* [PROBLEM DESCRIPTION] The stretch wanted below opens at the line containing "for (int q = 0;" and closes at the line containing "const u32 total". Please return it exactly, with no other lines.

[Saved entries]
Start of Block

__device__ __forceinline__ u32 nth_with_bit(u32 j, u32 k) { return ((j >> k) << (k + 1)) | (1u << k) | (j & ((1u << k) - 1u)); }
template <class M>
struct SumJob {
  const XYZZ<M> *in;
  XYZZ<M> *out;
  SumDesc d;
  u32 nblocks = 0;
};
template <class M>
struct SumJobs {
  SumJob<M> j[3];
};
template <class WK>
__device__ __forceinline__ void partial_sum(typename WK::Pt &acc, const SumDesc &d, const XYZZ<typename WK::Mem> *in, u32 g, u32 sub, u32 G) {
  const u32 gg = g / d.splits, len = d.count / d.splits, k0 = (g % d.splits) * len;
  const u32 outer = gg / d.inner, in_idx = gg % d.inner;
  const XYZZ<typename WK::Mem> *base = in + ((u64)outer << d.group_shift);
  if (d.mode == SUM_STRIDED) {
    for (u32 k = k0 + sub; k < k0 + len; k += G) {
      typename WK::Pt o;
      WK::load(o, base + (u64)in_idx * d.istride + (u64)k * d.stride);
      WK::add(acc, o);
    }
  } else {
    for (u32 j = sub; j < (d.count >> 1); j += G) {
      typename WK::Pt o;
      WK::load(o, base + nth_with_bit(j, in_idx));
      WK::add(acc, o);
    }
  }
}
template <class WK>
BH_HD constexpr u32 sum_per_wave(u32 lanes) { return (WK::SOLO_PER_WAVE != WK::PER_WAVE && lanes == 1) ? WK::SOLO_PER_WAVE : WK::PER_WAVE; }
template <class F>
constexpr u32 sum_waves() { return F::LANES == 3 ? 4u : 1u; }
template <class WK, u32 NWAVES>
__global__ __launch_bounds__(64 * NWAVES, WK::LANES == 3 ? 2 : 1) void msm_sum_kernel(SumJobs<typename WK::Mem> jobs) {
  typedef typename WK::Pt Pt;
  u32 blk = blockIdx.x;
  u32 which = 0;
  if (blk >= jobs.j[0].nblocks) { blk -= jobs.j[0].nblocks; which = 1; if (blk >= jobs.j[1].nblocks) { blk -= jobs.j[1].nblocks; which = 2; } }
  const SumDesc d = jobs.j[which].d;
  const XYZZ<typename WK::Mem> *in = jobs.j[which].in;
  XYZZ<typename WK::Mem> *out = jobs.j[which].out;
  const u32 PW = sum_per_wave<WK>(d.lanes), WPB = PW * NWAVES;
  u32 t;
  const bool live = WK::index(t, PW);
  const u32 G = d.lanes;
  const u32 g = (blk * WPB + t) / G;
  const u32 sub = t & (G - 1);
  constexpr bool LDS_ACC = (WK::LANES == 1 && sizeof(Pt) > 200);
  __shared__ Pt lds_acc[LDS_ACC ? 64 : 1];
  __shared__ Pt wave_part[NWAVES][WK::LANES];
  Pt reg_acc;
  Pt &acc = LDS_ACC ? lds_acc[threadIdx.x] : reg_acc;
  WK::identity(acc);
  if (live && g < d.groups) partial_sum<WK>(acc, d, in, g, sub, G);
  if constexpr (LDS_ACC) {
    for (u32 off = G >> 1; off >= 1; off >>= 1) {
      __syncthreads();
      if (sub < off) WK::add(lds_acc[threadIdx.x], lds_acc[threadIdx.x + off]);
    }
  } else if (NWAVES == 1 || G <= PW) {
    WK::tree(acc, G, sub);
  } else {
    fold_over_waves<WK>(acc, live, PW, G / PW, t, wave_part);
  }
  if (live && sub == 0 && g < d.groups) WK::store(&out[g], acc);
}
template <class WK, u32 NWAVES>
static u32 sum_count(SumJobs<typename WK::Mem> &js) {
  u32 total = 0;
  for (int q = 0; q < 3; q++) {
    SumJob<typename WK::Mem> &j = js.j[q];
    if (j.d.lanes > NWAVES * WK::PER_WAVE) j.d.lanes = NWAVES * WK::PER_WAVE;
    const u32 wpb = NWAVES * sum_per_wave<WK>(j.d.lanes);
    j.nblocks = (u32)(((u64)j.d.groups * j.d.lanes + wpb - 1) / wpb);
    total += j.nblocks;
  }
  return total;
}
template <class WK, u32 NWAVES>
static bool sum_launch(SumJobs<typename WK::Mem> js, hipStream_t st) {
  const u32 total = sum_count<WK, NWAVES>(js);
  if (!total) return true;
  hipLaunchKernelGGL((msm_sum_kernel<WK, NWAVES>), dim3(total), dim3(64 * NWAVES), 0, st, js);
  return hipGetLastError() == hipSuccess;
}
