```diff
@@ -1453,17 +1495,21 @@
     VA[e] = 0.0;
     WB[e] = 0.0;
   }
-  double2 rw[1][6], rc[1][3];
-  double rb[1][3];
+  double2 rw[1][SLIM ? 4 : 6], rc[1][3];
+  double rb[1][3], rk8[1], rx[1][3];
 #define GW_PREFETCH(B, st_)                                                         \
   {                                                                                 \
     const int c0_ = (st_) * per_stage;                                              \
     const bool on_ = il < nlw && c0_ + li < gnl;                                     \
-    const double2 *wp_ = (const double2 *)(Wg + (size_t)(gp0 + (int64_t)(c0_ + wv * nlw) * dd + (on_ ? lane : 0)) * kWStride); \
+    const size_t pr_ = on_ ? (size_t)(gp0 + (int64_t)(c0_ + wv * nlw) * dd + lane) : (size_t)gp0; \
+    const double2 *wp_ = (const double2 *)(Wg + pr_ * (SLIM ? 8 : kWStride));       \
     const int lm_ = gl0 + (on_ ? c0_ + li : 0);                                     \
     const double2 *cp_ = (const double2 *)(Cug + (size_t)lm_ * 6);                  \
-    if (!on_) wp_ = (const double2 *)(Wg + (size_t)gp0 * kWStride);                 \
-    _Pragma("unroll") for (int k_ = 0; k_ < 6; ++k_) rw[B][k_] = wp_[k_];           \
+    _Pragma("unroll") for (int k_ = 0; k_ < (SLIM ? 4 : 6); ++k_) rw[B][k_] = wp_[k_]; \
+    if (SLIM) {                                                                     \
+      rk8[B] = Wg8[pr_];                                                            \
+      _Pragma("unroll") for (int k_ = 0; k_ < 3; ++k_) rx[B][k_] = Xg[(size_t)lm_ * 3 + k_]; \
+    }                                                                               \
     _Pragma("unroll") for (int k_ = 0; k_ < 3; ++k_) rc[B][k_] = cp_[k_];           \
     _Pragma("unroll") for (int k_ = 0; k_ < 3; ++k_) rb[B][k_] = bg[(size_t)lm_ * 3 + k_]; \
   }
@@ -1478,13 +1524,16 @@
     const int c0 = st * per_stage;                                                  \
     const int nlc = min(per_stage, gnl - c0);                                       \
                \
-    _Pragma("unroll") for (int k_ = 0; k_ < 6; ++k_) asm volatile("" : "+v"(rw[B][k_].x), "+v"(rw[B][k_].y)); \
+    _Pragma("unroll") for (int k_ = 0; k_ < (SLIM ? 4 : 6); ++k_) asm volatile("" : "+v"(rw[B][k_].x), "+v"(rw[B][k_].y)); \
+    if (SLIM) asm volatile("" : "+v"(rk8[B]), "+v"(rx[B][0]), "+v"(rx[B][1]), "+v"(rx[B][2])); \
     _Pragma("unroll") for (int k_ = 0; k_ < 3; ++k_) asm volatile("" : "+v"(rc[B][k_].x), "+v"(rc[B][k_].y), "+v"(rb[B][k_])); \
     if (il < nlw && li < nlc) {                                                     \
       _Pragma("clang fp contract(fast)")                                            \
       const double k9[9] = {rw[B][0].x, rw[B][0].y, rw[B][1].x, rw[B][1].y, rw[B][2].x, \
-                            rw[B][2].y, rw[B][3].x, rw[B][3].y, rw[B][4].x};        \
-      const double x0 = rw[B][4].y, x1 = rw[B][5].x, x2 = rw[B][5].y;               \
+                            rw[B][2].y, rw[B][3].x, rw[B][3].y, SLIM ? rk8[B] : rw[B][SLIM ? 0 : 4].x}; \
+      double xij_[3] = {rw[B][SLIM ? 0 : 4].y, rw[B][SLIM ? 0 : 5].x, rw[B][SLIM ? 0 : 5].y}; \
+      if (SLIM) pose_point(Tp, rx[B][0], rx[B][1], rx[B][2], xij_);                 \
+      const double x0 = xij_[0], x1 = xij_[1], x2 = xij_[2];                        \
       const double cd_[6] = {rc[B][0].x * lp1, rc[B][0].y, rc[B][1].x, rc[B][1].y * lp1, rc[B][2].x, rc[B][2].y * lp1}; \
       double c6[6];                                                                 \
       spd3_inverse(cd_, c6);                                                        \
@@ -1584,7 +1633,7 @@
 
 __global__ __launch_bounds__(64) void k_schur_partial(DevProblem d) {
   if (d.ctrl->done) return;
-  const double *__restrict__ Wg = d.W[d.ctrl->lcur];
+  const double *__restrict__ Wg = d.Wc[d.ctrl->lcur];
   const double *__restrict__ bg = d.b[d.ctrl->lcur];
   const int ch = blockIdx.x;
   double acc[36], racc[6];
@@ -1854,7 +1903,7 @@
 #define BS_STAMP()
 #endif
 constexpr int kBgLm = 16;
-constexpr int kBgArea = 64 * kWStride + 64 * 3 + 64 * 12 + 64 * 3;
+constexpr int kBgArea = 64 * kWSlim + 64 * 3 + 64 * 12 + 64 * 3;
 constexpr int kBsLds = (kSchurPairs * (kWStride + 6 + 3) > 4 * kBgArea) ? kSchurPairs * (kWStride + 6 + 3) : 4 * kBgArea;
 
 __device__ __forceinline__ void backsub_chunk_body(const DevProblem &d, const int bx, const int part, double *lds,
@@ -1883,7 +1932,7 @@
   if (done) return;
   const double *__restrict__ Xc = d.pts[cur];
   double *__restrict__ Xt = d.pts[cur ^ 1];
-  const double *__restrict__ Wg = d.W[lbs];
+  const double *__restrict__ Wg = d.Wc[lbs];
   const double *__restrict__ bg = d.b[lbs];
   const double *__restrict__ Cg = d.Cu[lbs];
   double2 rw[kBsRW];
@@ -2052,10 +2101,21 @@
     const double2 a0 = xp[0], a1 = xp[1], a2 = xp[2];
     xj[0] = a0.x; xj[1] = a0.y; xj[2] = a1.x; xj[3] = a1.y; xj[4] = a2.x; xj[5] = a2.y;
   }
+  double Tp[12];
+  {
+    const double2 *tp = (const double2 *)(d.poses[cur] + (size_t)pose * 12);
+#pragma unroll
+    for (int k = 0; k < 6; ++k) {
+      const double2 t2 = tp[k];
+      Tp[2 * k] = t2.x;
+      Tp[2 * k + 1] = t2.y;
+    }
+  }
   double *__restrict__ Xt = d.pts[cur ^ 1];
   const double2 *__restrict__ Wg2 = (const double2 *)d.W[lbs];
+  const double *__restrict__ Wg8 = d.W[lbs] + (size_t)d.Pg * 8;
   double *Wim = lds + wv * kBgArea;
-  double *Us = Wim + 64 * kWStride;
+  double *Us = Wim + 64 * kWSlim;
   double *Lm = Us + 64 * 3;
   double *Bx = Lm + 64 * 12;
   const int S = 64 / nlwb;
@@ -2076,22 +2136,23 @@
     lm_p[k] = (a == 0 ? d.Cu[lbs] : (a == 1 ? d.b[lbs] : d.pts[cur])) + (size_t)l0 * lm_m[k] + lm_e[k];
     lm_q[k] = q;
   }
-  double2 rwA0, rwA1, rwA2, rwA3, rwA4, rwA5, rwB0, rwB1, rwB2, rwB3, rwB4, rwB5;
+  double2 rwA0, rwA1, rwA2, rwA3, rwB0, rwB1, rwB2, rwB3;
+  double rwA4, rwB4;
   double lmA0, lmA1, lmA2, lmB0, lmB1, lmB2;
 #define BSG_ISSUE(R, L, ST)                                                         \
   {                                                                                 \
     const int il0_ = il0_of(ST);                                                    \
     const int nls_ = max(0, min(nlwb, nl - il0_));                                  \
-    const int last_ = max(0, nls_ * dd * 6 - 1);                                    \
+    const int last_ = max(0, nls_ * dd * 4 - 1);                                    \
     const int ilb_ = nls_ > 0 ? il0_ : 0;                                           \
     const int lml_ = max(0, nls_ - 1);                                              \
-    const double2 *src_ = Wg2 + (dd > 0 ? (size_t)(p0 + (int64_t)ilb_ * dd) * 6 : (size_t)0); \
+    const size_t pr_ = dd > 0 ? (size_t)(p0 + (int64_t)ilb_ * dd) : (size_t)0;      \
+    const double2 *src_ = Wg2 + pr_ * 4;                                            \
     R##0 = src_[min(lane, last_)];                                                  \
     R##1 = src_[min(lane + 64, last_)];                                             \
     R##2 = src_[min(lane + 128, last_)];                                            \
     R##3 = src_[min(lane + 192, last_)];                                            \
-    R##4 = src_[min(lane + 256, last_)];                                            \
-    R##5 = src_[min(lane + 320, last_)];                                            \
+    R##4 = Wg8[pr_ + min(lane, max(0, nls_ * dd - 1))];                             \
     L##0 = lm_p[0][(size_t)(ilb_ + min(lm_l[0], lml_)) * lm_m[0]];                  \
     L##1 = lm_p[1][(size_t)(ilb_ + min(lm_l[1], lml_)) * lm_m[1]];                  \
     L##2 = lm_p[2][(size_t)(ilb_ + min(lm_l[2], lml_)) * lm_m[2]];                  \
@@ -2116,8 +2177,7 @@
     ((double2 *)Wim)[lane + 64] = R##1;                                             \
     ((double2 *)Wim)[lane + 128] = R##2;                                            \
     ((double2 *)Wim)[lane + 192] = R##3;                                            \
-    ((double2 *)Wim)[lane + 256] = R##4;                                            \
-    ((double2 *)Wim)[lane + 320] = R##5;                                            \
+    Wim[64 * 8 + lane] = R##4;                                                      \
     Lm[sb * nlwb * 12 + lm_q[0]] = L##0;                                            \
     Lm[sb * nlwb * 12 + lm_q[1]] = L##1;                                            \
     Lm[sb * nlwb * 12 + lm_q[2]] = L##2;                                            \
@@ -2125,9 +2185,13 @@
     BSG_WAVE_SYNC()                                                                 \
     if (lane_on) {                                                                  \
                    \
-      const double2 *w2 = (const double2 *)(Wim + lane * kWStride);                 \
-      const double2 k01 = w2[0], k23 = w2[1], k45 = w2[2], k67 = w2[3], k8x = w2[4], xx = w2[5]; \
-      const double X0 = k8x.y, X1 = xx.x, X2 = xx.y;                                \
+      const double2 *w2 = (const double2 *)(Wim + lane * 8);                        \
+      const double2 k01 = w2[0], k23 = w2[1], k45 = w2[2], k67 = w2[3];             \
+      const double2 k8x = make_double2(Wim[64 * 8 + lane], 0.0);                    \
+      const double *xi_ = Lm + sb * nlwb * 12 + nlwb * 9 + ilw * 3;                 \
+      double xij_[3];                                                               \
+      pose_point(Tp, xi_[0], xi_[1], xi_[2], xij_);                                 \
+      const double X0 = xij_[0], X1 = xij_[1], X2 = xij_[2];                        \
       const double e0 = xj[0] + (xj[4] * X2 - xj[5] * X1);                          \
       const double e1 = xj[1] + (xj[5] * X0 - xj[3] * X2);                          \
       const double e2 = xj[2] + (xj[3] * X1 - xj[4] * X0);                          \
@@ -2768,12 +2832,19 @@
 }
 #endif
 void launch_schur_accumulate(const DevProblem &d, hipStream_t s) {
-  if (d.n_grp32 > 0)
-    BA_LAUNCH(K_SCHUR_GRP, k_schur_grp<2>, dim3(d.n_grp32), dim3(kBlock), s, d, d.grp32);
-  if (d.n_grp64 > 0)
-    BA_LAUNCH(K_SCHUR_GRP, k_schur_grp<4>, dim3(d.n_grp64), dim3(kBlock), s, d, d.grp64);
-  if (d.n_grp128 > 0)
-    BA_LAUNCH(K_SCHUR_GRP, k_schur_grp_wide, dim3(d.n_grp128), dim3(kBlock), s, d, d.grp128);
+  const bool slim = d.Pg > 0;
+  if (d.n_grp32 > 0) {
+    if (slim) BA_LAUNCH(K_SCHUR_GRP, (k_schur_grp<2, true>), dim3(d.n_grp32), dim3(kBlock), s, d, d.grp32);
+    else BA_LAUNCH(K_SCHUR_GRP, (k_schur_grp<2, false>), dim3(d.n_grp32), dim3(kBlock), s, d, d.grp32);
+  }
+  if (d.n_grp64 > 0) {
+    if (slim) BA_LAUNCH(K_SCHUR_GRP, (k_schur_grp<4, true>), dim3(d.n_grp64), dim3(kBlock), s, d, d.grp64);
+    else BA_LAUNCH(K_SCHUR_GRP, (k_schur_grp<4, false>), dim3(d.n_grp64), dim3(kBlock), s, d, d.grp64);
+  }
+  if (d.n_grp128 > 0) {
+    if (slim) BA_LAUNCH(K_SCHUR_GRP, k_schur_grp_wide<true>, dim3(d.n_grp128), dim3(kBlock), s, d, d.grp128);
+    else BA_LAUNCH(K_SCHUR_GRP, k_schur_grp_wide<false>, dim3(d.n_grp128), dim3(kBlock), s, d, d.grp128);
+  }
   if (d.n_sup > 0)
     BA_LAUNCH(K_SCHUR_LDS, k_schur_lds, dim3(d.n_sup), dim3(kBlock), s, d);
   if (d.n_tchunk > 0)
diff --git a/include/ba_hip.h b/include/ba_hip.h
--- a/include/ba_hip.h
+++ b/include/ba_hip.h
@@ -131,6 +131,8 @@
 int ba_get_schur_info(ba_handle *h, int64_t out8[8]);
 
 int ba_get_lin_info(ba_handle *h, int64_t out4[4]);
+
+int ba_get_w_info(ba_handle *h, int64_t out4[4]);
 
 int ba_get_mask_info(ba_handle *h, int64_t out4[4]);
 
```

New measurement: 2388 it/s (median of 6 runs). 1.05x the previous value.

End of Block

* [EXERCISE RESULT]
  for (int q = 0; q < 3; q++) {
    SumJob<typename WK::Mem> &j = js.j[q];
    if (j.d.lanes > NWAVES * WK::PER_WAVE) j.d.lanes = NWAVES * WK::PER_WAVE;
    const u32 wpb = NWAVES * sum_per_wave<WK>(j.d.lanes);
    j.nblocks = (u32)(((u64)j.d.groups * j.d.lanes + wpb - 1) / wpb);
    total += j.nblocks;
  }
  return total;
}
template <class WK, u32 NWAVES>
static bool sum_launch(SumJobs<typename WK::Mem> js, hipStream_t st) {
  const u32 total = sum_count<WK, NWAVES>(js);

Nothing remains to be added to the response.